[Items listed in a dataset]
⁂

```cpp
template <bool COUNT, bool ANYHIT, int TM = 0>
VKRT_DEV void traverse_wide8_share(const DevScene& sc, bool valid, f3 o, f3 d, float tmin, float tmax, uint2* stk, ShareRes res, RayHit& hit,
                                   TravCount& tc, uint32_t raySeed = 0u)
{
  TriRay<(TM & VKRT_TM_WATERTIGHT) != 0> tr;
  tr.set(d);
  const float4* __restrict__ nodes = sc.nodes;
  const float4* __restrict__ tris = sc.tris;
  const int stride = 64;
  const int lane = (int)lane_id();
  const ShareStk stkBase = (ShareStk)stk, stkCap = stkBase + (int)(sc.stackCap >> 1) * stride;
  const unsigned shareMin = sc.shareMinIdle;
  bool farFirst = ANYHIT && anyhit_far_first(sc, o, d, tmax);

  res.key[lane] = ((unsigned long long)__float_as_uint(tmax) << 32) | 0xffffffffull;
  res.slot[lane] = -1; res.u[lane] = 0.0f; res.v[lane] = 0.0f;
  shareSync();

  int owner = lane;
  unsigned long long* ownerKey = res.key + lane;
  int* ownerSlot = res.slot + lane;
  f3 id = mk3(safe_inv(d.x), safe_inv(d.y), safe_inv(d.z));
  bool px = !(id.x < 0.0f), py = !(id.y < 0.0f), pz = !(id.z < 0.0f);
  unsigned oct4 = ((px ? 1u : 0u) | (py ? 2u : 0u) | (pz ? 4u : 0u)) * 0x01010101u;
  uint2 G = make_uint2(0u, (valid && sc.rootRef != VKRT_TRAV_DONE) ? 0x80000000u : 0u);
  uint2 T = make_uint2(0u, 0u);
  ShareStk sp = stkBase, sb = stkBase, top = stkCap;
  bool busy = G.y != 0u;
  const unsigned iterLimit = sc.stepLimit > 0x03ffffffu ? 0xffffffffu : sc.stepLimit * 64u;
  const bool lendOn = (TM & (VKRT_TM_WATERTIGHT | VKRT_TM_DISSOLVE)) != (VKRT_TM_WATERTIGHT | VKRT_TM_DISSOLVE) && (sc.shareFlags & VKRT_SHARE_TRI_LEND) != 0u;

  for(unsigned iter = 0;; iter++)
  {
    const unsigned long long busyMask = __ballot(busy);
    if(busyMask == 0ull || iter >= iterLimit)
      break;
    if((iter & sc.sharePeriodMask) == sc.sharePeriodMask && (unsigned)__popcll(~busyMask) >= shareMin)
    {
      const bool giveStack = busy && sp > sb;
      const bool giveChild = (sc.shareFlags & 1u) != 0u && busy && !giveStack && (G.y & 0xff000000u & ((G.y & 0xff000000u) - 1u)) != 0u;
      const bool mayTris = (sc.shareFlags & 16u) != 0u && busy && !giveStack && !giveChild;
      const bool giveParked = mayTris && top < stkCap;
      const bool giveTris = mayTris && !giveParked && (T.y & (T.y - 1u)) != 0u;
      const bool wants = giveStack || giveChild || giveParked || giveTris;
      const unsigned long long donorMask = __ballot(wants), idleMask = ~busyMask;
      if(donorMask != 0ull)
      {
        const unsigned n = min((unsigned)__popcll(donorMask), (unsigned)__popcll(idleMask));
        const unsigned giveRank = laneRank(donorMask), takeRank = laneRank(idleMask);
        const bool gives = wants && giveRank < n;
        const bool takes = !busy && takeRank < n;
        uint2 e = make_uint2(0u, 0u);
        if(gives)
        {
          if(giveStack)
          {
            e = stkLoad(sb);
            sb += stride;
          }
          else if(giveChild)
          {
            const unsigned top = G.y & 0xff000000u;
            const unsigned low = farFirst ? (0x80000000u >> (unsigned)__clz((int)top)) : (top & (0u - top));
            e = make_uint2(G.x, low | (G.y & 0xffu));
            G.y &= ~low;
          }
          else if(giveParked)
          {
            e = stkLoad(top);
            e.x |= 0x80000000u;
            top += stride;
          }
          else
          {
            const unsigned lo = (unsigned)__ffs((int)T.y) - 1u, hi = 31u - (unsigned)__clz((int)T.y);
            const unsigned upper = T.y & ~((1u << ((lo + hi + 1u) >> 1)) - 1u);
            e = make_uint2(T.x | 0x80000000u, upper);
            T.y &= ~upper;
          }
          res.donor[giveRank] = lane;
        }
        shareSync();
        const int src = takes ? res.donor[takeRank] : lane;
        const unsigned ex = (unsigned)__shfl((int)e.x, src), ey = (unsigned)__shfl((int)e.y, src);
        const float ox = __shfl(o.x, src), oy = __shfl(o.y, src), oz = __shfl(o.z, src);
        const float dx = __shfl(d.x, src), dy = __shfl(d.y, src), dz = __shfl(d.z, src);
        const float ix = __shfl(id.x, src), iy = __shfl(id.y, src), iz = __shfl(id.z, src);
        const float tm = __shfl(tmax, src);
        const int ow = __shfl(owner, src);
        const unsigned o4 = (unsigned)__shfl((int)oct4, src);
        if(TM & VKRT_TM_DISSOLVE)
        {
          const uint32_t sd = (uint32_t)__shfl((int)raySeed, src);
          if(takes) raySeed = sd;
        }
        if(takes)
        {
          o = mk3(ox, oy, oz); d = mk3(dx, dy, dz); id = mk3(ix, iy, iz); tmax = tm;
          tr.set(d);
          farFirst = ANYHIT && anyhit_far_first(sc, o, d, tmax);
          px = !(id.x < 0.0f); py = !(id.y < 0.0f); pz = !(id.z < 0.0f);
          oct4 = o4;
          if(ex & 0x80000000u)
          {
            G = make_uint2(0u, 0u);
            T = make_uint2(ex & 0x7fffffffu, ey);
          }
          else
          {
            G = make_uint2(ex, ey);
            T = make_uint2(0u, 0u);
          }
          sp = stkBase; sb = stkBase; top = stkCap;
          owner = ow;
          ownerKey = res.key + ow; ownerSlot = res.slot + ow;
          busy = true;
        }
      }
    }
    shareSync();
    if(busy || lendOn)
    {
      float bt = tmax;
      int bg = -1;
      bool finished = false;
      bool occluded = false;
      if(ANYHIT)
        finished = busy && __hip_atomic_load(ownerSlot, __ATOMIC_RELAXED, __HIP_MEMORY_SCOPE_WAVEFRONT) >= 0;
      else
      {
        const unsigned long long k = __hip_atomic_load(ownerKey, __ATOMIC_RELAXED, __HIP_MEMORY_SCOPE_WAVEFRONT);
        bt = __uint_as_float((unsigned)(k >> 32));
        bg = (int)(unsigned)k;
      }
      if(!finished)
      {
        struct Cand
        {
          bool found;
          float t, u, v;
          int slot, gid;
        };
        auto testOne = [&](Cand& cd) {
          const unsigned i = (unsigned)__ffs((int)T.y) - 1u;
          T.y &= T.y - 1u;
          const unsigned s = T.x + i;
          const float4* __restrict__ tp = tris + (size_t)s * VKRT_TRI_QUADS;
          const float4 a = tp[0];
          const float4 b = tp[1];
          const float4 c = tp[2];
          if(COUNT)
          {
            tc.tris++;
            if(lane == __ffsll((long long)__ballot(1)) - 1) tc.waveTriSteps++;
          }
          float t, u, v;
          bool ccw;
          if(tr.hit(o, d, a, b, c, t, u, v, ccw) && t > tmin)
          {
            if(ANYHIT)
            {
              if(t < tmax && !cd.found && !query_rejects<TM>(sc, c, ccw) && !anyhit_ignores<TM>(sc, s, c.y, raySeed, VKRT_HOOK_UV(TM, u, v)))
              {
                cd.found = true; cd.t = t; cd.slot = (int)s;
              }
            }
            else
            {
              const int gid = tri_gid<TM>(c.y);
              const float rt = cd.found ? cd.t : bt;
              const int rg = cd.found ? cd.gid : bg;
              if((t < rt || (t == rt && gid < rg)) && !query_rejects<TM>(sc, c, ccw) && !anyhit_ignores<TM>(sc, s, c.y, raySeed, VKRT_HOOK_UV(TM, u, v)))
              {
                cd.found = true; cd.t = t; cd.u = u; cd.v = v; cd.slot = (int)s; cd.gid = gid;
              }
            }
          }
        };
        auto publish = [&](const Cand& cd) {
          if(!cd.found)
            return;
          if(ANYHIT)
          {
            __hip_atomic_store(ownerSlot, cd.slot, __ATOMIC_RELAXED, __HIP_MEMORY_SCOPE_WAVEFRONT);
            occluded = true;
          }
          else
          {
            const unsigned long long mine = ((unsigned long long)__float_as_uint(cd.t) << 32) | (unsigned)cd.gid;
            __hip_atomic_fetch_min(ownerKey, mine, __ATOMIC_RELAXED, __HIP_MEMORY_SCOPE_WAVEFRONT);
            shareSync();
            if(__hip_atomic_load(ownerKey, __ATOMIC_RELAXED, __HIP_MEMORY_SCOPE_WAVEFRONT) == mine)
            {
              res.slot[owner] = cd.slot; res.u[owner] = cd.u; res.v[owner] = cd.v;
            }
            bt = cd.t; bg = cd.gid;
          }
        };
        auto flushT = [&]() {
          Cand cd = {false, 0.0f, 0.0f, 0.0f, -1, 0};
          while(T.y != 0u && !(ANYHIT && cd.found))
            testOne(cd);
          publish(cd);
        };
        if(G.y & 0xff000000u)
        {
          const unsigned bitIdx = farFirst ? (unsigned)__ffs((int)(G.y & 0xff000000u)) - 1u : 31u - (unsigned)__clz((int)G.y);
          const unsigned slot = (bitIdx - 24u) ^ (oct4 & 7u);
          const unsigned child = G.x + (unsigned)__popc(G.y & 0xffu & ((1u << slot) - 1u));
          G.y &= ~(1u << bitIdx);
          if(G.y & 0xff000000u)
          {
            bool full = sp >= top;
            if(__builtin_expect(full && top < stkCap - VKRT_W8_POSTPONE_ROOM * stride, 0))
            {
              const uint2 keep = T;
              T = stkLoad(top);
              top += stride;
              flushT();
              T = keep;
              full = sp >= top;
            }
            if(!full)
            {
              stkStore(sp, G);
              sp += stride;
            }
            else
              VKRT_TRAV_FAULT(sc);
          }
          uint2 Tn;
          w8_test_children<COUNT, (TM & VKRT_TM_FILTER) != 0>(nodes, child, o, id, oct4, px, py, pz, tmin, bt, G, Tn, tc, query_node_masks<TM>(sc),
                                                              query_cull_mask<TM>(sc));
          if(Tn.y != 0u)
          {
            if(T.y != 0u)
            {
              if(__builtin_expect(top > stkCap - VKRT_W8_MAX_POSTPONED * stride && sp < top, 1))
              {
                top -= stride;
                stkStore(top, T);
              }
              else
              {
                if(!occluded)
                  flushT();
                T.y = 0u;
              }
            }
            T = Tn;
          }
        }
        if((G.y & 0xff000000u) == 0u && sp > sb)
        {
          sp -= stride;
          G = stkLoad(sp);
        }
        if(T.y == 0u && top < stkCap)
        {
          T = stkLoad(top);
          top += stride;
        }
        const unsigned long long hasTMask = __ballot(T.y != 0u);
        bool triStep = true;
        if(sc.triThreshold > 1u)
          triStep = (unsigned)__popcll(hasTMask) * 64u >= sc.triThreshold * (unsigned)__popcll(busyMask) ||
                    __ballot((G.y & 0xff000000u) != 0u) == 0ull;
        bool lentStep = false;
        if(lendOn && triStep)
        {
          const bool tests = T.y != 0u && !occluded;
          const unsigned rest1 = T.y & (T.y - 1u);
          const bool multi = rest1 != 0u && !occluded, isFree = T.y == 0u && !occluded;
          const unsigned long long lendMask = __ballot(multi), freeMask = ANYHIT ? __ballot(isFree) : (__ballot(true) & ~hasTMask);
          const unsigned n = min((unsigned)__popcll(lendMask), (unsigned)__popcll(freeMask));
          if(n != 0u)
          {
            lentStep = true;
            const unsigned lendRank = laneRank(lendMask), freeRank = laneRank(freeMask);
            const bool borrows = isFree && freeRank < n;
            unsigned s = 0u, ls = 0u;
            if(multi && lendRank < n)
            {
              const unsigned hi = 31u - (unsigned)__clz((int)T.y);
              T.y &= ~(1u << hi);
              ls = T.x + hi;
              res.donor[lendRank] = lane;
            }
            if(tests)
            {
              s = T.x + (unsigned)__ffs((int)T.y) - 1u;
              T.y &= T.y - 1u;
            }
            shareSync();
            const int src = borrows ? res.donor[freeRank] : lane;
            const unsigned bs = (unsigned)__shfl((int)ls, src);
            const f3 ro = mk3(__shfl(o.x, src), __shfl(o.y, src), __shfl(o.z, src));
            const f3 rd = mk3(__shfl(d.x, src), __shfl(d.y, src), __shfl(d.z, src));
            const int row = __shfl(owner, src);
            const float rbt = __shfl(bt, src);
            const int rbg = ANYHIT ? 0 : __shfl(bg, src);
            uint32_t rseed = raySeed;
            if(TM & VKRT_TM_DISSOLVE)
              rseed = (uint32_t)__shfl((int)raySeed, src);
            if(tests || borrows)
            {
              if(borrows)
              {
                s = bs;
                tr.set(rd);
              }
              const float4* __restrict__ tp = tris + (size_t)s * VKRT_TRI_QUADS;
              const float4 a = tp[0];
              const float4 b = tp[1];
              const float4 c = tp[2];
              if(COUNT)
              {
                tc.tris++;
                if(lane == __ffsll((long long)__ballot(1)) - 1) tc.waveTriSteps++;
              }
              float t, u, v;
              bool ccw;
              if(tr.hit(ro, rd, a, b, c, t, u, v, ccw) && t > tmin)
              {
                if(ANYHIT)
                {
                  if(t < rbt && !query_rejects<TM>(sc, c, ccw) && !anyhit_ignores<TM>(sc, s, c.y, rseed, VKRT_HOOK_UV(TM, u, v)))
                  {
                    __hip_atomic_store(&res.slot[row], (int)s, __ATOMIC_RELAXED, __HIP_MEMORY_SCOPE_WAVEFRONT);
                    if(!borrows)
                      occluded = true;
                  }
                }
                else
                {
                  const int gid = tri_gid<TM>(c.y);
                  if((t < rbt || (t == rbt && gid < rbg)) && !query_rejects<TM>(sc, c, ccw) && !anyhit_ignores<TM>(sc, s, c.y, rseed, VKRT_HOOK_UV(TM, u, v)))
                  {
                    const unsigned long long mine = ((unsigned long long)__float_as_uint(t) << 32) | (unsigned)gid;
                    __hip_atomic_fetch_min(&res.key[row], mine, __ATOMIC_RELAXED, __HIP_MEMORY_SCOPE_WAVEFRONT);
                    shareSync();
                    if(__hip_atomic_load(&res.key[row], __ATOMIC_RELAXED, __HIP_MEMORY_SCOPE_WAVEFRONT) == mine)
                    {
                      res.slot[row] = (int)s; res.u[row] = u; res.v[row] = v;
                    }
                  }
                }
              }
              if((TM & VKRT_TM_WATERTIGHT) != 0 && borrows)
                tr.set(d);
            }
          }
        }
        if(!lentStep && T.y != 0u && triStep && !occluded)
        {
          Cand cd = {false, 0.0f, 0.0f, 0.0f, -1, 0};
          testOne(cd);
          publish(cd);
        }
        if(ANYHIT && occluded)
          finished = true;
        else if((G.y & 0xff000000u) == 0u && T.y == 0u && top == stkCap)
          finished = true;
      }
      if(finished)
      {
        if(lendOn && busy)
        {
          G.y = 0u; T.y = 0u; sp = stkBase; sb = stkBase; top = stkCap;
        }
        busy = false;
      }
    }
  }
  if(__builtin_expect(busy, 0))
    VKRT_TRAV_FAULT(sc);
  shareSync();
  hit.t = __uint_as_float((unsigned)(res.key[lane] >> 32)); hit.u = res.u[lane]; hit.v = res.v[lane]; hit.slot = res.slot[lane];
  if(ANYHIT)
    hit.t = tmax;
}
```
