+              *reinterpret_cast<f32x4*>(wreg + row * 256 + ((ch ^ (row & 15)) << 4)) = acc[fn][half * 4 + fmh];
+            }
+          if (half == 0) request(0);
+          if (half == (WR ? 1 : 0)) request(1);
+#pragma unroll
+          for (int i = 0; i < 8; ++i) {
+            const int row = i * 8 + lrow;
+            const f32x4 lo = *reinterpret_cast<const f32x4*>(wreg + row * 256 + (((2 * c) ^ (row & 15)) << 4));
+            const f32x4 hi = *reinterpret_cast<const f32x4*>(wreg + row * 256 + (((2 * c + 1) ^ (row & 15)) << 4));
+            const int64_t m = m0 + grp * 128 + half * 64 + row;
+            if (m >= M || !n_ok) continue;
+            float v[8] = {lo[0], lo[1], lo[2], lo[3], hi[0], hi[1], hi[2], hi[3]};
+            float wf[8];
+            expand8_bf16(wq[half][i], wf);
+#pragma unroll
+            for (int e = 0; e < 8; ++e) {
+              v[e] = alpha * v[e];
+              cs[e] += v[e] * wf[e];
+              v[e] *= wnf[e];
+            }
+            if constexpr (WR) {
+              float rf[8];
+              expand8_bf16(rq[half][i], rf);
+#pragma unroll
+              for (int e = 0; e < 8; ++e) v[e] += beta * rf[e];
+            }
+            bf16x8 o;
+#pragma unroll
+            for (int e = 0; e < 8; ++e) o[e] = (bf16)v[e];
+            __builtin_nontemporal_store(o, reinterpret_cast<bf16x8*>(C + m * ldc + n));
+          }
+        }
+      };
+      if (__builtin_amdgcn_readfirstlane((int)(R != nullptr && beta != 0.f))) turn(std::true_type{});
+      else turn(std::false_type{});
+#pragma unroll
+      for (int e = 0; e < 8; ++e) {
+        cs[e] += __shfl_xor(cs[e], 8);
+        cs[e] += __shfl_xor(cs[e], 16);
+        cs[e] += __shfl_xor(cs[e], 32);
+      }
+      f32x4* half_sums = reinterpret_cast<f32x4*>(smem + (wn + 4) * 16384) + c * 2;
+      if (grp == 1 && lrow == 0) {
+        half_sums[0] = f32x4{cs[0], cs[1], cs[2], cs[3]};
+        half_sums[1] = f32x4{cs[4], cs[5], cs[6], cs[7]};
+      }
+      __syncthreads();
+      if (grp == 0 && lrow == 0 && n_ok) {
+        f32x4 s0 = half_sums[0], s1 = half_sums[1];
+#pragma unroll
+        for (int e = 0; e < 4; ++e) {
+          s0[e] = cs[e] + s0[e];
+          s1[e] = cs[4 + e] + s1[e];
+        }
+        float* dst = colpart + (int64_t)tm * N + n;
+        *reinterpret_cast<f32x4*>(dst) = s0;
+        *reinterpret_cast<f32x4*>(dst + 4) = s1;
+      }
+      return;
+    }
+  }
   const bool use_r = (R != nullptr && beta != 0.f);
   const bool line_ok = !partial && (ldc & 7) == 0 && ((uintptr_t)C & 15) == 0 &&
                        (!use_r || ((ldr & 7) == 0 && ((uintptr_t)R & 15) == 0));
@@ -1010,11 +1153,8 @@
 }
 extern thread_local int g_mh_gemm_lean_epi;
 namespace {
-template <bool TA, bool TB, int ABL, int EPI = 0, int ML = 0, int NRM = 0>
-int launch_one(const void* A, int64_t lda, const void* B, int64_t ldb, void* C, int64_t ldc, const void* R, int64_t ldr,
-               int64_t M, int64_t N, int64_t K, float alpha, float beta, int splitk, void* workspace, hipStream_t st,
-               float* aux = nullptr) {
-  constexpr int LDSB = LDS_BYTES + ((ABL & 128) ? P8_DBG_BYTES : 0) + (NRM == 2 ? 1024 : 0);
+template <auto KERNEL>
+int launch_prepare(int LDSB, void** zero16_out) {
   constexpr int MAX_DEV = 64;
   static void* zero16_of[MAX_DEV] = {};
   static bool attr_set_of[MAX_DEV] = {};
@@ -1032,14 +1172,24 @@
     __atomic_store_n(&zero16_of[dev], zero16, __ATOMIC_RELEASE);
   }
   if (!__atomic_load_n(&attr_set_of[dev], __ATOMIC_ACQUIRE)) {
-    hipError_t e = hipFuncSetAttribute(reinterpret_cast<const void*>(&gemm_pp256_kernel<TA, TB, ABL, EPI, ML, NRM>),
-                                       hipFuncAttributeMaxDynamicSharedMemorySize, LDSB);
+    hipError_t e = hipFuncSetAttribute(reinterpret_cast<const void*>(KERNEL), hipFuncAttributeMaxDynamicSharedMemorySize, LDSB);
     if (e != hipSuccess) {
       mh_set_error("gemm_pp256: cannot raise dynamic LDS to %d bytes: %s", LDSB, hipGetErrorString(e));
       return MH_ERR_LAUNCH;
     }
     __atomic_store_n(&attr_set_of[dev], true, __ATOMIC_RELEASE);
   }
+  *zero16_out = zero16;
+  return MH_OK;
+}
+
+template <bool TA, bool TB, int ABL, int EPI = 0, int ML = 0, int NRM = 0>
+int launch_one(const void* A, int64_t lda, const void* B, int64_t ldb, void* C, int64_t ldc, const void* R, int64_t ldr,
+               int64_t M, int64_t N, int64_t K, float alpha, float beta, int splitk, void* workspace, hipStream_t st,
+               float* aux = nullptr) {
+  constexpr int LDSB = LDS_BYTES + ((ABL & 128) ? P8_DBG_BYTES : 0) + (NRM == 2 ? 1024 : 0);
+  void* zero16 = nullptr;
+  if (int rc = launch_prepare<&gemm_pp256_kernel<TA, TB, ABL, EPI, ML, NRM>>(LDSB, &zero16)) return rc;
   const int64_t tiles_m = (M + QBM - 1) / QBM, tiles_n = (EPI == 2) ? N / 256 : (N + QBN - 1) / QBN;
   const int nwg = (int)(tiles_m * tiles_n);
   constexpr int KSTEP = (ML == 1) ? 64 : QBK;
@@ -1047,14 +1197,86 @@
   dim3 grid(nwg, 1, splitk);
   gemm_pp256_kernel<TA, TB, ABL, EPI, ML, NRM><<<grid, 512, LDSB, st>>>((const bf16*)A, lda, (const bf16*)B, ldb, (bf16*)C, ldc,
                                                           (const bf16*)R, ldr, M, N, K, alpha, beta, (int)tiles_n, nwg, kps,
-                                                          (float*)workspace, zero16, aux, g_mh_gemm_lean_epi);
+                                                          (float*)workspace, zero16, aux, g_mh_gemm_lean_epi, 0);
   MH_LAUNCH_CHECK();
   return MH_OK;
 }
 
-}
-
+void grp_table_of(const mh_wgrad_problem* p, int n, GrpTable& t) {
+  t.n = n;
+  int tile0 = 0;
+  for (int j = 0; j < GRP_MAX; ++j) {
+    GrpProblem& g = t.p[j];
+    if (j >= n) {
+      g = GrpProblem{};
+      g.tile0 = INT_MAX;
+      continue;
+    }
+    g.A = (const bf16*)p[j].dz, g.lda = p[j].lddz, g.B = (const bf16*)p[j].x, g.ldb = p[j].ldx;
+    g.C = (bf16*)p[j].dw, g.ldc = p[j].lddw, g.R = (const bf16*)p[j].R, g.ldr = p[j].ldr;
+    g.wnorm = (const bf16*)p[j].wnorm, g.W = (const bf16*)p[j].W, g.ldw = p[j].ldw, g.colpart = p[j].colpart;
+    g.M = p[j].N, g.N = p[j].K_out, g.alpha = p[j].alpha, g.beta = p[j].beta;
+    g.tile0 = tile0;
+    g.tiles_n = (int)((g.N + QBN - 1) / QBN);
+    tile0 += (int)((g.M + QBM - 1) / QBM) * g.tiles_n;
+  }
+  t.nitems = tile0;
+}
+
+int grp_validate(const mh_wgrad_problem* p, int n, int64_t Kc, int dtype) {
+  MH_REQUIRE(dtype == MH_BF16, "gemm_wgrad_grouped: bf16 only");
+  MH_REQUIRE(p != nullptr && n >= 1 && n <= GRP_MAX && Kc > 0, "gemm_wgrad_grouped: 1 to %d problems and a contraction length (n=%d Kc=%ld)",
+             GRP_MAX, n, (long)Kc);
+  int64_t tiles = 0;
+  for (int j = 0; j < n; ++j) {
+    const mh_wgrad_problem& q = p[j];
+    MH_REQUIRE(q.N > 0 && q.K_out > 0 && q.dz != nullptr && q.x != nullptr && q.dw != nullptr, "gemm_wgrad_grouped: problem %d is empty", j);
+    MH_REQUIRE(q.lddz % 8 == 0 && q.ldx % 8 == 0 && q.lddz >= q.N && q.ldx >= q.K_out && q.lddw >= q.K_out,
+               "gemm_wgrad_grouped: problem %d: leading dimensions must be multiples of 8 elements and cover the rows", j);
+    MH_REQUIRE((((uintptr_t)q.dz | (uintptr_t)q.x) & 15) == 0, "gemm_wgrad_grouped: problem %d: dz / x must be 16-byte aligned", j);
+    MH_REQUIRE(q.beta == 0.f || (q.R != nullptr && q.ldr >= q.K_out), "gemm_wgrad_grouped: problem %d: beta != 0 needs R", j);
+    if (q.wnorm != nullptr) {
+      MH_REQUIRE(q.W != nullptr && q.colpart != nullptr && q.K_out % 8 == 0 && q.lddw % 8 == 0 && q.ldw % 8 == 0 && q.ldw >= q.K_out &&
+                     (q.R == nullptr || q.ldr % 8 == 0),
+                 "gemm_wgrad_grouped: problem %d: the fold epilogue needs W, colpart and whole 16-byte lines (K_out, lddw, ldw, ldr %% 8 == 0)", j);
+      MH_REQUIRE((((uintptr_t)q.dw | (uintptr_t)q.W | (uintptr_t)q.wnorm | (uintptr_t)q.R | (uintptr_t)q.colpart) & 15) == 0,
+                 "gemm_wgrad_grouped: problem %d: the fold epilogue needs 16-byte aligned dw, W, wnorm, R and colpart", j);
+    }
+    tiles += ((q.N + QBM - 1) / QBM) * ((q.K_out + QBN - 1) / QBN);
+  }
+  MH_REQUIRE(tiles < (1ll << 30), "gemm_wgrad_grouped: too many tiles");
+  return MH_OK;
+}
+
+}
+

⁂

• _Instructions for the task_
Please show every line of the records that holds the word "ownerKey".

• _Task answer_
  unsigned long long* ownerKey = res.key + lane;
          ownerKey = res.key + ow; ownerSlot = res.slot + ow;
        const unsigned long long k = __hip_atomic_load(ownerKey, __ATOMIC_RELAXED, __HIP_MEMORY_SCOPE_WAVEFRONT);
            __hip_atomic_fetch_min(ownerKey, mine, __ATOMIC_RELAXED, __HIP_MEMORY_SCOPE_WAVEFRONT);
            if(__hip_atomic_load(ownerKey, __ATOMIC_RELAXED, __HIP_MEMORY_SCOPE_WAVEFRONT) == mine)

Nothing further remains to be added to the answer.